Evidence of the long-term cardiac safety of trastuzumab among breast cancer survivors is based on studies that use resting LVEF assessments to identify patients with left ventricular systolic dysfunction.⁸ However, LVEF as a measure of left ventricular systolic function is limited by load dependency, which can lead to changes in left ventricular volumes that do not directly reflect a change in myocardial contractility and reliance on geometric assumptions for calculation of left ventricular volumes that is subject to technical error.⁹ Systemic chemotherapy for breast cancer treatment causes impairment of cardiopulmonary function that cannot be detected by resting LVEF assessment.^10,11 Cardiorespiratory fitness (CRF), as measured by peak oxygen consumption (peak VO₂), is an integrative assessment of global cardiovascular function that declines as much as 26% after exposure to various systemic cancer treatment regimens and may not recover despite treatment cessation.^10,12 Emerging evidence indicates that poor peak VO₂ is associated with a higher symptom burden (eg, exercise intolerance or lower health-related quality of life), increased risk of cardiovascular disease, and increased risk of death after a cancer diagnosis.^13,14,15 Despite the significant prognostic value of CRF, little is known to date on the late effects of trastuzumab on CRF in breast cancer survivors.

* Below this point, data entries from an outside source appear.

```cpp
GemvP gemv_small(const DecProj& p, const void* x, void* y, int M, int flags) {
  GemvP g; memset(&g, 0, sizeof(g));
  g.x = x; g.csum = p.csum; g.Wp = p.Wp; g.wscale = p.scale; g.bias = p.bias; g.y = y; g.M = M; g.N = p.N; g.K = p.K; g.flags = flags; g.rows = p.rows;
  if (p.Wp8 && !(flags & ~(GV_RESID | GV_OUT_F32 | GV_GELU)) && gemv_nc8_shape(M, p.N, p.K)) { g.Wp = p.Wp8; g.rows = 8; }
  if (p.Wp5 && !p.scale && !p.csum && gemv_nc5_shape(M, p.N, p.K, flags)) { g.Wp = p.Wp5; g.rows = 5; }
  return g;
}
GemvP gemv_frag(const DecProj& p, const void* xf, int M, int flags) {
  GemvP g; memset(&g, 0, sizeof(g));
  g.x = xf; g.csum = p.csum; g.Wp = p.Wp; g.wscale = p.scale; g.bias = p.bias; g.M = M; g.N = p.N; g.K = p.K; g.flags = flags; g.xmb = cdiv(M, 16); g.rows = 16;
  return g;
}
void out_cq_dual(const DecLayerW& w, const f16* a, const f16* xh, float* x1, float* stat, float* q, int M, GemvP* ga, GemvP* gb) {
  const int d = w.out.K;
  memset(ga, 0, sizeof(*ga));
  ga->x = a; ga->Wp = w.out.Wp; ga->bias = w.out.bias; ga->y = x1; ga->M = M; ga->N = d; ga->K = d; ga->flags = GV_RESID; ga->stat_out = stat;
  memset(gb, 0, sizeof(*gb));
  gb->x = xh; gb->x2 = a; gb->xsplit = d; gb->Wp = w.cqo.Wp; gb->bias = w.cqo.bias; gb->y = q; gb->M = M; gb->N = d; gb->K = w.cqo.K; gb->flags = GV_OUT_F32;
}
void out_cq_frag3(const DecLayerW& w, const f16* af, const f16* xf, float* x1, float* stat, float* q, float* q2, int M, GemvP g3[3]) {
  const int d = w.out.K;
  g3[0] = gemv_frag(w.out, af, M, GV_RESID);
  g3[0].wscale = nullptr; g3[0].y = x1; g3[0].ymb = g3[0].xmb; g3[0].stat_out = stat;
  g3[1] = gemv_frag(w.cqo, xf, M, GV_OUT_F32);
  g3[1].K = d; g3[1].y = q; g3[1].wks = w.cqo.K / 32; g3[1].wk0 = 0;
  g3[2] = gemv_frag(w.cqo, af, M, GV_OUT_F32);
  g3[2].K = d; g3[2].bias = nullptr; g3[2].y = q2; g3[2].wks = w.cqo.K / 32; g3[2].wk0 = d / 32;
}

GemvP frag_resid(const DecProj& p, const f16* xf, float* y, f16* y_xf, float* stat_out, int M) {
  GemvP g = gemv_frag(p, xf, M, GV_RESID);
  g.y = y; g.y_xf = y_xf; g.ymb = g.xmb; g.stat_out = stat_out;
  return g;
}
GemvP frag_ln_f32(const DecProj& p, const f16* xf, const float* stat_in, float* y, int M) {
  GemvP g = gemv_frag(p, xf, M, GV_LN | GV_OUT_F32);
  g.stat_in = stat_in; g.y = y;
  return g;
}
GemvP frag_ln_gelu_xf(const DecProj& p, const f16* xf, const float* stat_in, f16* y_xf, int M) {
  GemvP g = gemv_frag(p, xf, M, GV_LN | GV_GELU);
// ... 90 lines not shown
  const int ln = ln16 ? GV_LN16 : GV_LN;
  auto ln_x = [&](const f16* x16) { return ln16 ? (const void*)x16 : (const void*)m->dx; };
  WIS_RET(launch_dec_embed(st, m->emb, m->dec_pos, m->rm.tok, m->rm.pos, m->dx, M, d, fold ? m->dxh : nullptr));
  SelfAttnP sa;
  sa.q = m->dq; sa.pos = m->rm.pos; sa.out = m->dao; sa.M = M; sa.H = H; sa.d = d; sa.ctx = ctx; sa.rpu = R; sa.sstride = sstride; sa.rmul = rmul; sa.nb = m->sa_nb;
  sa_shared_prefix(m, &sa);
  CrossAttnP ca;
  ca.q = m->dq; ca.out = m->dao; ca.part = m->part; ca.counters = m->counters; ca.B = B; ca.R = R; ca.H = H; ca.d = d; ca.T = T; ca.Tpad = m->Tpad; ca.chunks = chunks;
  ca.gran = m->spin_now ? m->ca_gran : nullptr; ca.epoch = m->ca_epoch;
  for (int l = 0; l < c.n_dec_layers; ++l) {
    const DecLayerW& w = m->dec[l];
    unsigned long long* pr = (m->prof_on && (l == 0 || m->prof_all)) ? m->d_prof + (size_t)l * 8 * 16 : nullptr;
    GemvP g = gemv_small(w.qkv, ln_x(m->dxh), nullptr, M, ln | GV_QKV);
    g.q = m->dq; g.kc = m->kc[l]; g.vc = m->vc[l]; g.slot = m->rm.slot; g.pos = m->rm.pos; g.d = d; g.ctx = ctx;
    g.prof = pr;
    WIS_RET(launch_gemv(st, g));
    sa.kc = m->kc[l]; sa.vc = m->vc[l]; sa.prof = pr ? pr + 16 : nullptr;
    WIS_RET(launch_dec_self_attn(st, sa));
    ca.kx = m->kx[l]; ca.vt = m->vx[l]; ca.prof = pr ? pr + 64 : nullptr;
    if (fold) {
      GemvP ga, gb;
      out_cq_dual(w, m->dao, m->dxh, m->dx, m->dstat, m->dq, M, &ga, &gb);
      ga.prof = pr ? pr + 32 : nullptr;
      WIS_RET(launch_gemv_dual(st, ga, gb));
      CrossAttnP cf = ca;
      cf.xres = m->dstat; cf.qcs = w.cq.csum; cf.qb = w.cq.bias; cf.xres_is_stat = 1;
      WIS_RET(launch_dec_cross_attn(st, cf));
    } else {
    g = gemv_small(w.out, m->dao, m->dx, M, GV_RESID);
    g.prof = pr ? pr + 32 : nullptr;
    WIS_RET(launch_gemv(st, g));
    g = gemv_small(w.cq, m->dx, m->dq, M, GV_LN | GV_OUT_F32);
    g.prof = pr ? pr + 48 : nullptr;
    WIS_RET(launch_gemv(st, g));
    WIS_RET(launch_dec_cross_attn(st, ca));
    }
    g = gemv_small(w.cout, m->dao, m->dx, M, GV_RESID);
    g.prof = pr ? pr + 80 : nullptr;
    if (ln16) g.y16 = m->dln;
    WIS_RET(launch_gemv(st, g));
    g = gemv_small(w.f1, ln_x(m->dln), m->dh, M, ln | GV_GELU);
    g.prof = pr ? pr + 96 : nullptr;
    WIS_RET(launch_gemv(st, g));
    g = gemv_small(w.f2, m->dh, m->dx, M, GV_RESID);
    g.prof = pr ? pr + 112 : nullptr;
    g.y16 = fold ? m->dxh : nullptr;
// ... 297 lines not shown
```

### willow-inference-server_amd/csrc/taps.hip

```cpp
#include <string.h>
#include <algorithm>
#include <vector>

#include "common.hpp"
#include "kernels.hpp"
#include "model.hpp"
#include "tap.hpp"

using namespace wis;

extern "C" {

int wis_debug_encode(wis_model_t* m, const float* input, int input_kind, int B, float* enc_out) {
  if (!m || !input || !enc_out) { set_error("wis_debug_encode: bad argument"); return WIS_E_ARG; }
  WIS_ENTER(m, "wis_debug_encode")
  WIS_HIP_CHECK(hipSetDevice(m->device));
  WIS_RET(check_batch(m, B, 1));
  WIS_RET(stage_input(m, input, input_kind, B));
  WIS_RET(run_encoder(m, B));
  const int64_t n = (int64_t)B * m->cfg.n_audio_ctx * m->cfg.d_model;
  launch_f16_to_f32(m->st, m->mem, m->x, n);
  WIS_HIP_CHECK(hipMemcpyAsync(enc_out, m->x, (size_t)n * 4, hipMemcpyDeviceToHost, m->st));
  WIS_HIP_CHECK(hipStreamSynchronize(m->st));
  return WIS_OK;
// ... 37 lines not shown
  if (!m || !out) { set_error("wis_debug_phase_cycles: bad argument"); return WIS_E_ARG; }
  if (!WIS_TAPS) { set_error("tuning taps are not compiled in (rebuild with WIS_EXTRA_HIPFLAGS=-DWIS_TAPS=1)"); return WIS_E_UNSUPPORTED; }
  WIS_ENTER(m, "wis_debug_phase_cycles")
  WIS_HIP_CHECK(hipSetDevice(m->device));
  WIS_RET(check_batch(m, B, beam));
  SpinClaim claim(m, B);
  const int Mrows = B * beam, ctx = m->cfg.n_text_ctx;
  if (pos < 0 || pos >= ctx) { set_error("bad pos"); return WIS_E_ARG; }
  WIS_HIP_CHECK(hipStreamSynchronize(m->st));
  WIS_RET(single_row_setup(m, Mrows, std::vector<int>(Mrows, 100), pos));
  WIS_HIP_CHECK(hipMemsetAsync(m->d_prof, 0, 8 * 16 * 8, m->st));
  WIS_RET(dec_forward(m, Mrows, beam, B, false, beam, 1));
  m->prof_on = true;
  int rc = dec_forward(m, Mrows, beam, B, false, beam, 1);
  m->prof_on = false;
  WIS_RET(rc);
  static const int rows_small[6] = {0, 2, 4, 1, 6, 7}, rows_frag[6] = {0, 2, 4, 5, 6, 7};
  const int* rows = Mrows > 8 ? rows_frag : rows_small;
  for (int i = 0; i < 6; ++i)
    WIS_HIP_CHECK(hipMemcpyAsync(out + i * 16, m->d_prof + rows[i] * 16, 16 * 8, hipMemcpyDeviceToHost, m->st));
  bool gave_up = false;
  WIS_RET(spin_gave_up(m, &gave_up));
  if (gave_up) { set_error("wis_debug_phase_cycles: the granule hand-off gave up during the tap; stamps are not valid"); return WIS_E_STATE; }
  return WIS_OK;
}

int wis_debug_sampling_cycles(wis_model_t* m, uint64_t* out) {
  if (!m || !out) { set_error("wis_debug_sampling_cycles: bad argument"); return WIS_E_ARG; }
  if (!WIS_TAPS) { set_error("tuning taps are not compiled in (rebuild with WIS_EXTRA_HIPFLAGS=-DWIS_TAPS=1)"); return WIS_E_UNSUPPORTED; }
  WIS_HIP_CHECK(hipSetDevice(m->device));
  WIS_HIP_CHECK(hipMemcpy(out, m->d_prof + (size_t)m->cfg.n_dec_layers * 8 * 16, 2 * 16 * 8, hipMemcpyDeviceToHost));
  return WIS_OK;
}

int wis_debug_timeline(wis_model_t* m, int B, int beam, int pos, int use_graph, uint64_t* out, int n_out) {
  if (!m || !out) { set_error("wis_debug_timeline: bad argument"); return WIS_E_ARG; }
  if (!WIS_TAPS) { set_error("tuning taps are not compiled in (rebuild with WIS_EXTRA_HIPFLAGS=-DWIS_TAPS=1)"); return WIS_E_UNSUPPORTED; }
  WIS_ENTER(m, "wis_debug_timeline")
  WIS_HIP_CHECK(hipSetDevice(m->device));
  WIS_RET(check_batch(m, B, beam));
  SpinClaim claim(m, B);
  const int Mrows = B * beam, ctx = m->cfg.n_text_ctx, nk = m->cfg.n_dec_layers * 8;
  if (pos < 0 || pos >= ctx || n_out < nk) { set_error("wis_debug_timeline: bad pos / out size (need %d rows)", nk); return WIS_E_ARG; }
  WIS_HIP_CHECK(hipStreamSynchronize(m->st));
  WIS_RET(single_row_setup(m, Mrows, std::vector<int>(Mrows, 100), pos));
  std::vector<unsigned long long> init((size_t)nk * 16, 0ull);
// ... 368 lines not shown
int wis_op_gemv_out_cq(int device, const void* a, const float* x0, const void* Wo, const float* bo, const void* Wq, const float* bq, const float* gamma, const float* beta,
                       float* x1, float* stat, float* q, float* q2, float* qcs, float* qb, int M, int d, int force_frag) {
  Tap t(device, "wis_op_gemv_out_cq"); WIS_RET(t.rc);
  const bool frag = M > 8 || force_frag;
  if (!a || !x0 || !Wo || !bo || !Wq || !bq || !gamma || !beta || !x1 || !stat || !q || !qcs || !qb || (frag && !q2) || M < 1 || M > MAX_ROWS || d < 128 || d % 128) {
    set_error("wis_op_gemv_out_cq: bad argument"); return WIS_E_ARG; }
  hipStream_t st = t.st;
  const int MB = cdiv(M, 16);
  const float qs = 0.125f;
  f16 *wtmp = nullptr, *fcat = nullptr, *fwot = nullptr, *fwqo = nullptr, *p_cqo = nullptr, *p_out = nullptr, *xh = nullptr, *xf = nullptr, *af = nullptr; float* b_cqo = nullptr;
  WIS_RET(t.get(&wtmp, (size_t)d * d)); WIS_RET(t.get(&fcat, (size_t)2 * d * d)); WIS_RET(t.get(&fwot, (size_t)d * d)); WIS_RET(t.get(&fwqo, (size_t)d * d));
  WIS_RET(t.get(&p_cqo, (size_t)2 * d * d)); WIS_RET(t.get(&p_out, (size_t)d * d)); WIS_RET(t.get(&b_cqo, (size_t)d));
  if (frag) { WIS_RET(t.get(&xf, xf_elems(d, MB), true)); WIS_RET(t.get(&af, xf_elems(d, MB), true)); }
  else WIS_RET(t.get(&xh, (size_t)M * d));
  hipMemcpyAsync(wtmp, Wq, (size_t)d * d * 2, hipMemcpyDeviceToDevice, st);
  launch_convert(st, bq, 0, qb, 0, d, 1, 1, d, qs);
  hipMemsetAsync(qcs, 0, (size_t)d * 4, st);
  DecLayerW w{};
  w.out = DecProj{p_out, nullptr, bo, nullptr, d, d, gemv_rows_for(d, d)};
  w.cqo = DecProj{p_cqo, nullptr, b_cqo, nullptr, d, 2 * d, 16};
  WIS_RET(prep_projection(st, wtmp, d, d, d, d, qs, gamma, beta, qb, qcs, nullptr, nullptr, 16));
  WIS_RET(launch_pack_gemv(st, reinterpret_cast<const f16*>(Wo), p_out, d, d, d, 0, 1.f, w.out.rows));
  WIS_RET(build_cq_fold(st, wtmp, Wo, 1, bo, d, qs, fcat, fwot, fwqo, p_cqo, b_cqo));
  hipMemcpyAsync(x1, x0, (size_t)M * d * 4, hipMemcpyDeviceToDevice, st);
  if (!frag) {
    launch_convert(st, x0, 0, xh, 1, M, d, d, 0, 1.f);
    GemvP ga, gb;
    out_cq_dual(w, reinterpret_cast<const f16*>(a), xh, x1, stat, q, M, &ga, &gb);
    return t.finish(launch_gemv_dual(st, ga, gb));
  }
  WIS_RET(launch_xf_pack(st, x0, 0, xf, nullptr, M, d, MB));
  WIS_RET(launch_xf_pack(st, a, 1, af, nullptr, M, d, MB));
  GemvP g3[3];
  out_cq_frag3(w, af, xf, x1, stat, q, q2, M, g3);
  return t.finish(launch_gemv_frag3(st, g3, 3));
}

int wis_op_mel_to_image(int device, const float* mel, void* img_f16, int B, int n_mels) {
  Tap t(device, "wis_op_mel_to_image"); WIS_RET(t.rc);
  if (!mel || !img_f16 || B < 1) { set_error("wis_op_mel_to_image: bad argument"); return WIS_E_ARG; }
  return t.finish(launch_mel_to_image(t.st, mel, reinterpret_cast<f16*>(img_f16), B, n_mels));
}
int wis_op_enc_conv(int device, int which, const void* img_f16, const void* W, int w_is_f16, const float* bias, const float* pos, void* out,
                    int B, int T, int Cin, int N) {
  Tap t(device, "wis_op_enc_conv"); WIS_RET(t.rc);
  if (!img_f16 || !W || !bias || !out || B < 1 || T < 1 || N < 128 || (which != 1 && which != 2) || (which == 2 && !pos) || (int64_t)B * (2 * (int64_t)T + 2) > 0x7fffffff) {
// ... 122 lines not shown
```

### willow-inference-server_amd/wis_hip/_lib.py

```python
import ctypes as C
import os

import numpy as np

_HERE = os.path.dirname(os.path.abspath(__file__))
LIB_PATH = os.environ.get("WIS_LIB_PATH") or os.path.join(os.path.dirname(_HERE), "lib", "libwis_hip.so")

WIS_OK = 0
WIS_IN_MEL_HOST, WIS_IN_MEL_DEV, WIS_IN_PCM_HOST, WIS_IN_PCM_DEV = 0, 1, 2, 3
WIS_IN_ENC_DEV, WIS_IN_ENC_HOST = 4, 5
WIS_DT_F32, WIS_DT_F16 = 0, 1
N_SAMPLES, N_FRAMES, N_MELS = 480000, 3000, 80


class WisError(RuntimeError):
    def __init__(self, code, msg):
        super().__init__(f"libwis_hip error {code}: {msg}")
        self.code = code
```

The primary objectives of this study were to compare cardiac structure, function, and CRF in ERBB2-positive breast cancer survivors with a history of treatment-induced cardiotoxicity (TOX group), relative to trastuzumab-treated control participants without cardiotoxicity (NOTOX group) and age-matched healthy controls (HC group). The secondary objective was to explore the association between echocardiographic parameters of left ventricular function (at rest and after exercise) and CRF among ERBB2-positive breast cancer survivors.

Methods

Participants and Study Design

This single-center cross-sectional case-control study enrolled 42 women with a history of nonmetastatic ERBB2-positive breast cancer who completed trastuzumab-based therapy at Memorial Sloan Kettering Cancer Center, New York, New York, at least 2 years before study entry (eFigure in the Supplement). The breast cancer survivors met 1 of the following criteria: (1) history of treatment-induced cardiotoxicity, defined as an absolute decrease of at least 10% from baseline LVEF to less than 55% during the trastuzumab treatment period without symptoms of heart failure (TOX group [n = 22]), or (2) normal left ventricular systolic function throughout the breast cancer treatment period as defined by a normal LVEF (≥55%) and a maximum decline in LVEF of 5% or less during at least 3 LVEF assessments (ie, at baseline and a minimum of 2 follow-ups during trastuzumab treatment) (NOTOX group [n = 20]). Inclusion in the NOTOX group was restricted to patients with no more than a 5% decline in LVEF during trastuzumab-based therapy to select for patients with stable left ventricular systolic function during breast cancer treatment. Exclusion criteria consisted of (1) symptomatic heart failure during trastuzumab treatment; (2) diagnosis of recurrent or metastatic breast cancer; (3) treatment with additional cardiotoxic cancer therapy since completion of targeted therapy for ERBB2-positive breast cancer; and (4) contraindication to cardiopulmonary exercise testing (CPET). Eligible patients were identified through an institutional database and were frequency matched by age strata at the time of enrollment (<55, 55-64, and ≥65 years) such that the proportion of enrolled patients in each age stratum was balanced between the TOX and NOTOX groups.¹⁶ Fifteen women with no history of cancer or known cardiac disease and normal LVEF (≥55%) and frequency matched by age strata to the TOX and NOTOX groups were recruited for the HC group. Data were collected from September 9, 2016, to August 10, 2018. Written informed consent was obtained from all participants. The study was approved by the institutional review board at Memorial Sloan Kettering Cancer Center and followed the Strengthening the Reporting of Observational Studies in Epidemiology (STROBE) reporting guideline.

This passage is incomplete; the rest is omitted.